Exercise data:
__device__ __forceinline__ void aff_split(double sh, float& hi, float& lo) {
  hi = (float)sh;
  lo = (float)(sh - (double)hi);
}
__device__ __forceinline__ float aff_map(float x, float sh_hi, float sh_lo, float scale) {
  return ((x - sh_hi) - sh_lo) * scale;
}
__device__ __forceinline__ float aff_fma(float x, float sh_hi, float s, float nls) {
  return __builtin_fmaf(x - sh_hi, s, nls);
}

__device__ __forceinline__ void amax_commit(float mx, unsigned* __restrict__ amax_out) {
  __shared__ float amax_red_[16];
#pragma unroll
  for (int o = 32; o > 0; o >>= 1) mx = fmaxf(mx, __shfl_xor(mx, o));
  if ((threadIdx.x & 63) == 0) amax_red_[threadIdx.x >> 6] = mx;
  __syncthreads();
  if (threadIdx.x == 0) {
    const int nw = (int)(blockDim.x >> 6);
    float m = amax_red_[0];
    for (int w = 1; w < nw; ++w) m = fmaxf(m, amax_red_[w]);
    if (m > 0.f) atomicMax(amax_out, __float_as_uint(m));
  }
}

constexpr int ATB_KC = 16;
constexpr int ATB_WM = 128;

template <int NB>
__global__ __launch_bounds__(256, 2) void atb_f32_kernel(const float* __restrict__ A, int64_t lda,
                                                          const float* __restrict__ B, int ldb,
                                                          float* __restrict__ C, int ldc, int64_t M,
                                                          int64_t K, int64_t k_per_split,
                                                          int col_base) {
  __shared__ __attribute__((aligned(16))) float Bs[2][ATB_KC][32 * NB];
  const int tid = threadIdx.x;
  const int lane = tid & 63;
  const int wave = tid >> 6;
  const int li = lane & 31, lh = lane >> 5;
  const int64_t m0 = (int64_t)blockIdx.x * ATB_BM + wave * ATB_WM;
  const int64_t kb = (int64_t)blockIdx.y * k_per_split;
  const int64_t ke = (kb + k_per_split < K) ? kb + k_per_split : K;
  const int nchunks = (int)((ke - kb) / ATB_KC);
  const int bcol0 = col_base + blockIdx.z * 64;

  f32x16 acc[4][NB];
#pragma unroll
  for (int j = 0; j < 4; ++j)
#pragma unroll
    for (int b = 0; b < NB; ++b)
#pragma unroll
      for (int r = 0; r < 16; ++r) acc[j][b][r] = 0.f;

  const float* Ap = A + (kb + lh) * lda + m0 + 4 * li;
  constexpr int BV = 8 * NB;
  const bool b_loader = tid < 16 * BV;
  const int brow = tid / BV, bc4 = tid % BV;
  const float* Bp = B + (kb + brow) * (int64_t)ldb + bcol0 + 4 * bc4;

  f32x4 a0[8], a1[8];
  f32x4 bn = {0.f, 0.f, 0.f, 0.f};
#define EOFX_LOAD_SLAB(areg, chunk)                                                              \
  do {                                                                                           \
    if (b_loader) bn = *reinterpret_cast<const f32x4*>(Bp + (int64_t)(chunk) * ATB_KC * ldb);   \
    const float* pa_ = Ap + (int64_t)(chunk) * ATB_KC * lda;                                     \
    _Pragma("unroll") for (int i = 0; i < 8; ++i) areg[i] =                                      \
        __builtin_nontemporal_load(reinterpret_cast<const f32x4*>(pa_ + (int64_t)(2 * i) * lda)); \
  } while (0)
#define EOFX_COMPUTE_SLAB(areg, buf)                                                             \
  do {                                                                                           \
    _Pragma("unroll") for (int i = 0; i < 8; ++i) {                                              \
      float b_[NB];                                                                              \
      _Pragma("unroll") for (int q = 0; q < NB; ++q) b_[q] = Bs[buf][2 * i + lh][32 * q + li];   \
      _Pragma("unroll") for (int j = 0; j < 4; ++j) _Pragma("unroll") for (int q = 0; q < NB; ++q) \
          acc[j][q] = __builtin_amdgcn_mfma_f32_32x32x2f32(areg[i][j], b_[q], acc[j][q], 0, 0, 0); \
    }                                                                                            \
  } while (0)
#define EOFX_STORE_B(buf)                                                                        \
  do {                                                                                           \
    if (b_loader) *reinterpret_cast<f32x4*>(&Bs[buf][brow][4 * bc4]) = bn;                       \
  } while (0)

// ... 803 lines not shown
    __syncthreads();
    for (int c = 0; c < nchunks; c += 2) {
      EOFX_LOAD_SLAB(a1, c + 1);
      __builtin_amdgcn_sched_barrier(0);
      EOFX_COMPUTE_SLAB(a0, 0);
      EOFX_STORE_B(1);
      __syncthreads();
      const int c2 = (c + 2 < nchunks) ? c + 2 : c + 1;
      EOFX_LOAD_SLAB(a0, c2);
      __builtin_amdgcn_sched_barrier(0);
      EOFX_COMPUTE_SLAB(a1, 1);
      EOFX_STORE_B(0);
      __syncthreads();
    }
  }
#undef EOFX_LOAD_SLAB
#undef EOFX_COMPUTE_SLAB
#undef EOFX_STORE_B

#pragma unroll
  for (int t = 0; t < 4; ++t)
#pragma unroll
    for (int q = 0; q < NT; ++q)
#pragma unroll
      for (int r = 0; r < 4; ++r) {
        const int i = kq + 4 * r;
        const int64_t m = m0 + 4 * i + t;
        const int64_t o = m * ldc + bcol0 + 16 * q + c16;
        if (Cd)
          Cd[(int64_t)blockIdx.y * M * ldc + o] = acc[t][q][r];
        else
          C[o] = (float)acc[t][q][r];
      }
}

__global__ __launch_bounds__(256) void splitk_reduce_f64_kernel(const double* __restrict__ part, float* __restrict__ out,
                                                                int64_t count, int splits) {
  const int64_t stride = (int64_t)gridDim.x * blockDim.x;
  for (int64_t i = (int64_t)blockIdx.x * blockDim.x + threadIdx.x; i < count; i += stride) {
    double s = 0.0;
    for (int k = 0; k < splits; ++k) s += part[(int64_t)k * count + i];
    out[i] = (float)s;
  }
}

__global__ __launch_bounds__(256) void splitk_reduce_kernel(const float* __restrict__ part,
                                                            float* __restrict__ out,
                                                            int64_t count4, int splits,
                                                            unsigned* __restrict__ amax_out = nullptr) {
  const int64_t stride = (int64_t)gridDim.x * blockDim.x;
  float mx = 0.f;
  for (int64_t i = (int64_t)blockIdx.x * blockDim.x + threadIdx.x; i < count4; i += stride) {
    double s0 = 0, s1 = 0, s2 = 0, s3 = 0;
    for (int s = 0; s < splits; ++s) {
      const f32x4 v = reinterpret_cast<const f32x4*>(part)[(int64_t)s * count4 + i];
      s0 += v[0];
      s1 += v[1];
      s2 += v[2];
      s3 += v[3];
    }
    f32x4 o = {(float)s0, (float)s1, (float)s2, (float)s3};
    reinterpret_cast<f32x4*>(out)[i] = o;
    mx = fmaxf(mx, fmaxf(fmaxf(fabsf(o[0]), fabsf(o[1])), fmaxf(fabsf(o[2]), fabsf(o[3]))));
  }
  if (amax_out) amax_commit(mx, amax_out);
}

__global__ __launch_bounds__(256) void symmetrize_lower_kernel(float* __restrict__ C, int64_t n, int64_t ld) {
  __shared__ float T[64][65];
  const int bi = blockIdx.y, bj = blockIdx.x;
  if (bj > bi) return;
  const int tx = threadIdx.x & 63, ty = threadIdx.x >> 6;
  for (int r = ty; r < 64; r += 4) {
    const int64_t gr = (int64_t)bj * 64 + r, gc = (int64_t)bi * 64 + tx;
    T[r][tx] = (gr < n && gc < n) ? C[gr * ld + gc] : 0.f;
  }
  __syncthreads();
  for (int r = ty; r < 64; r += 4) {
    const int64_t gr = (int64_t)bi * 64 + r, gc = (int64_t)bj * 64 + tx;
    if (gr < n && gc < n && gc < gr) C[gr * ld + gc] = T[tx][r];
  }
}

__global__ __launch_bounds__(256) void gram_mfma_kernel(const float* __restrict__ P, int64_t rows, int L,
                                                         double* __restrict__ Gpart) {
  const int nb = (L + 63) / 64;
  const int bi = blockIdx.y / nb, bj = blockIdx.y % nb;
  if (bi > bj) return;
  const int wave = threadIdx.x >> 6;
  const Mfma64Lane ln = mfma64_lane();
  const int ca = 64 * bi + 4 * ln.c, cb = 64 * bj + 4 * ln.c;
  const bool same = (bi == bj);
  f64x4 acc[4][4];
  mfma64_zero(acc);
  const int64_t wstride = (int64_t)gridDim.x * 4 * 4;
  auto fetch = [&](int64_t r0, f32x4& va, f32x4& vb) {
    const int64_t r = r0 + ln.k;
    va = f32x4{0.f, 0.f, 0.f, 0.f};
    vb = va;
    if (r < rows) {
      if (ca < L) va = *reinterpret_cast<const f32x4*>(P + r * L + ca);
      if (!same && cb < L) vb = *reinterpret_cast<const f32x4*>(P + r * L + cb);
    }
    if (same) vb = va;
  };
  constexpr int GRAM_PF = 4;
  int64_t r0 = ((int64_t)blockIdx.x * 4 + wave) * 4;
  f32x4 pa[GRAM_PF], pb[GRAM_PF];
#pragma unroll
  for (int d = 0; d < GRAM_PF; ++d) fetch(r0 + d * wstride, pa[d], pb[d]);
  for (; r0 < rows; r0 += GRAM_PF * wstride) {
#pragma unroll
    for (int d = 0; d < GRAM_PF; ++d) {
      const f32x4 va = pa[d], vb = pb[d];
      fetch(r0 + (GRAM_PF + d) * wstride, pa[d], pb[d]);
      __builtin_amdgcn_sched_barrier(0);
      const double a[4] = {(double)va[0], (double)va[1], (double)va[2], (double)va[3]};
      const double b[4] = {(double)vb[0], (double)vb[1], (double)vb[2], (double)vb[3]};
      if (same)
        mfma64_step(acc, a, b, [](int x, int y) { return y >= x; });
      else
        mfma64_step(acc, a, b, Mfma64All{});
    }
  }
  __shared__ double Gs[64][65];
  for (int w = 0; w < 4; ++w) {
    if (wave == w)
      mfma64_each_interleaved(acc, [&](int x, int y) { return !(same && x > y); },
                              [&](int x, int y, int i, int j, double v) {
                                if (w == 0) {
                                  Gs[i][j] = v;
                                  if (same && x < y) Gs[j][i] = v;
                                } else {
                                  Gs[i][j] += v;
                                  if (same && x < y) Gs[j][i] += v;
                                }
                              });
    __syncthreads();
  }
  double* G = Gpart + (int64_t)blockIdx.x * (int64_t)L * L;
  for (int e = threadIdx.x; e < 64 * 64; e += 256) {
    const int i = e >> 6, j = e & 63;
    const int gi = 64 * bi + i, gj = 64 * bj + j;
    if (gi < L && gj < L) {
      G[(int64_t)gi * L + gj] = Gs[i][j];
      if (!same) G[(int64_t)gj * L + gi] = Gs[i][j];
    }
  }
}

__global__ __launch_bounds__(256) void f64_reduce_kernel(const double* __restrict__ part,
                                                         double* __restrict__ out, int64_t count,
                                                         int nparts) {
  __shared__ double red[4][64];
  const int li = threadIdx.x & 63, q = threadIdx.x >> 6;
  const int64_t i = (int64_t)blockIdx.x * 64 + li;
  double s = 0;
  if (i < count) {
#pragma unroll 4
    for (int b = q; b < nparts; b += 4) s += part[(int64_t)b * count + i];
  }
  red[q][li] = s;
  __syncthreads();
  if (q == 0 && i < count) out[i] = ((red[0][li] + red[1][li]) + red[2][li]) + red[3][li];
}

__global__ __launch_bounds__(256) void xgram_mfma_kernel(const float* __restrict__ Pa, int64_t lda, const float* __restrict__ Pb,
                                                          int64_t ldb, int64_t rows, int La, int Lb, double* __restrict__ part) {
  const int nbj = Lb / 64;
  const int bi = blockIdx.y / nbj, bj = blockIdx.y % nbj;
  const int lane = threadIdx.x & 63, wave = threadIdx.x >> 6;
  const int lc = lane & 15, lk = lane >> 4;
  const int ca = 64 * bi + 4 * lc, cb = 64 * bj + 4 * lc;
  f64x4 acc[4][4];
#pragma unroll
  for (int x = 0; x < 4; ++x)
#pragma unroll
    for (int y = 0; y < 4; ++y) acc[x][y] = f64x4{0.0, 0.0, 0.0, 0.0};
  const int64_t wstride = (int64_t)gridDim.x * 4 * 4;
  auto fetch = [&](int64_t r0, f32x4& va, f32x4& vb) {
    const int64_t r = r0 + lk;
    va = f32x4{0.f, 0.f, 0.f, 0.f};
    vb = va;
    if (r < rows) {
      va = *reinterpret_cast<const f32x4*>(Pa + r * lda + ca);
      vb = *reinterpret_cast<const f32x4*>(Pb + r * ldb + cb);
    }
  };
  constexpr int XG_PF = 4;
  int64_t r0 = ((int64_t)blockIdx.x * 4 + wave) * 4;
  f32x4 pa[XG_PF], pb[XG_PF];
#pragma unroll
  for (int d = 0; d < XG_PF; ++d) fetch(r0 + d * wstride, pa[d], pb[d]);
  for (; r0 < rows; r0 += XG_PF * wstride) {
#pragma unroll
    for (int d = 0; d < XG_PF; ++d) {
      const f32x4 va = pa[d], vb = pb[d];
      fetch(r0 + (XG_PF + d) * wstride, pa[d], pb[d]);
      __builtin_amdgcn_sched_barrier(0);
#pragma unroll
      for (int x = 0; x < 4; ++x)
#pragma unroll
        for (int y = 0; y < 4; ++y)
          acc[x][y] = __builtin_amdgcn_mfma_f64_16x16x4f64((double)va[x], (double)vb[y], acc[x][y], 0, 0, 0);
    }
  }
  __shared__ double Gs[64][65];
// ... 160 lines not shown
    const int r = i >> 6, c = i & 63;
    if (r < L && c < L) Rinv[(int64_t)r * L + c] = (r <= c && c < l && !dead[c]) ? X[r][c] : 0.0;
  }
  EOFX_RINV_T(4);
#undef EOFX_RINV_T
}

template <bool TA>
__global__ __launch_bounds__(256) void dgemm64_kernel(const double* __restrict__ A, int lda, const double* B, int ldb,
                                                       double* C, int ldc, int K, double alpha, double beta, int upper,
                                                       int64_t sA = 0, int64_t sB = 0, int64_t sC = 0) {
  __shared__ double As[16][65], Bs[16][65];
  const int bx = blockIdx.x, by = blockIdx.y;
  if (upper && by > bx) return;
  A += (int64_t)blockIdx.z * sA;
  B += (int64_t)blockIdx.z * sB;
  C += (int64_t)blockIdx.z * sC;
  const int tx = threadIdx.x & 15, ty = threadIdx.x >> 4;
  double acc[4][4];
#pragma unroll
  for (int i = 0; i < 4; ++i)
#pragma unroll
    for (int j = 0; j < 4; ++j) acc[i][j] = 0.0;
  for (int k0 = 0; k0 < K; k0 += 16) {
#pragma unroll
    for (int e = 0; e < 4; ++e) {
      const int idx = threadIdx.x + 256 * e;
      if (TA) {
        const int k = idx >> 6, m = idx & 63;
        As[k][m] = A[(int64_t)(k0 + k) * lda + 64 * by + m];
      } else {
        const int m = idx >> 4, k = idx & 15;
        As[k][m] = A[(int64_t)(64 * by + m) * lda + k0 + k];
      }
      const int kb = idx >> 6, n = idx & 63;
      Bs[kb][n] = B[(int64_t)(k0 + kb) * ldb + 64 * bx + n];
    }
    __syncthreads();
#pragma unroll
    for (int k = 0; k < 16; ++k) {
      double a[4], b[4];
#pragma unroll
      for (int i = 0; i < 4; ++i) a[i] = As[k][4 * ty + i];
#pragma unroll
      for (int j = 0; j < 4; ++j) b[j] = Bs[k][4 * tx + j];
#pragma unroll
      for (int i = 0; i < 4; ++i)
#pragma unroll
        for (int j = 0; j < 4; ++j) acc[i][j] = __builtin_fma(a[i], b[j], acc[i][j]);
    }
    __syncthreads();
  }
#pragma unroll
  for (int i = 0; i < 4; ++i)
#pragma unroll
    for (int j = 0; j < 4; ++j) {
      double* c = C + (int64_t)(64 * by + 4 * ty + i) * ldc + 64 * bx + 4 * tx + j;
      *c = beta == 0.0 ? alpha * acc[i][j] : alpha * acc[i][j] + beta * *c;
    }
}

__global__ void chol_blocked_init_kernel(const double* __restrict__ G, int L, int l, double* __restrict__ S, int Lb,
                                          double* __restrict__ d0) {
  const int64_t total = (int64_t)Lb * Lb;
  for (int64_t i = (int64_t)blockIdx.x * blockDim.x + threadIdx.x; i < total; i += (int64_t)gridDim.x * blockDim.x) {
    const int r = (int)(i / Lb), c = (int)(i % Lb);
    double v = (r == c) ? 1.0 : 0.0;
    if (r < l && c < l) v = G[(int64_t)r * L + c];
    S[i] = v;
    if (r == c) d0[r] = v;
  }
}
__global__ void chol_blocked_export_kernel(const double* __restrict__ X, int Lb, int l, double* __restrict__ Rinv, int L) {
  const int64_t total = (int64_t)L * L;
  for (int64_t i = (int64_t)blockIdx.x * blockDim.x + threadIdx.x; i < total; i += (int64_t)gridDim.x * blockDim.x) {
    const int r = (int)(i / L), c = (int)(i % L);
    Rinv[i] = (r <= c && c < l) ? X[(int64_t)r * Lb + c] : 0.0;
  }
}

constexpr int PMM_LD = 66;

Activity: From the entries, copy every line in which the string "scale" can be found.

Solution to the exercise:
__device__ __forceinline__ float aff_map(float x, float sh_hi, float sh_lo, float scale) {
  return ((x - sh_hi) - sh_lo) * scale;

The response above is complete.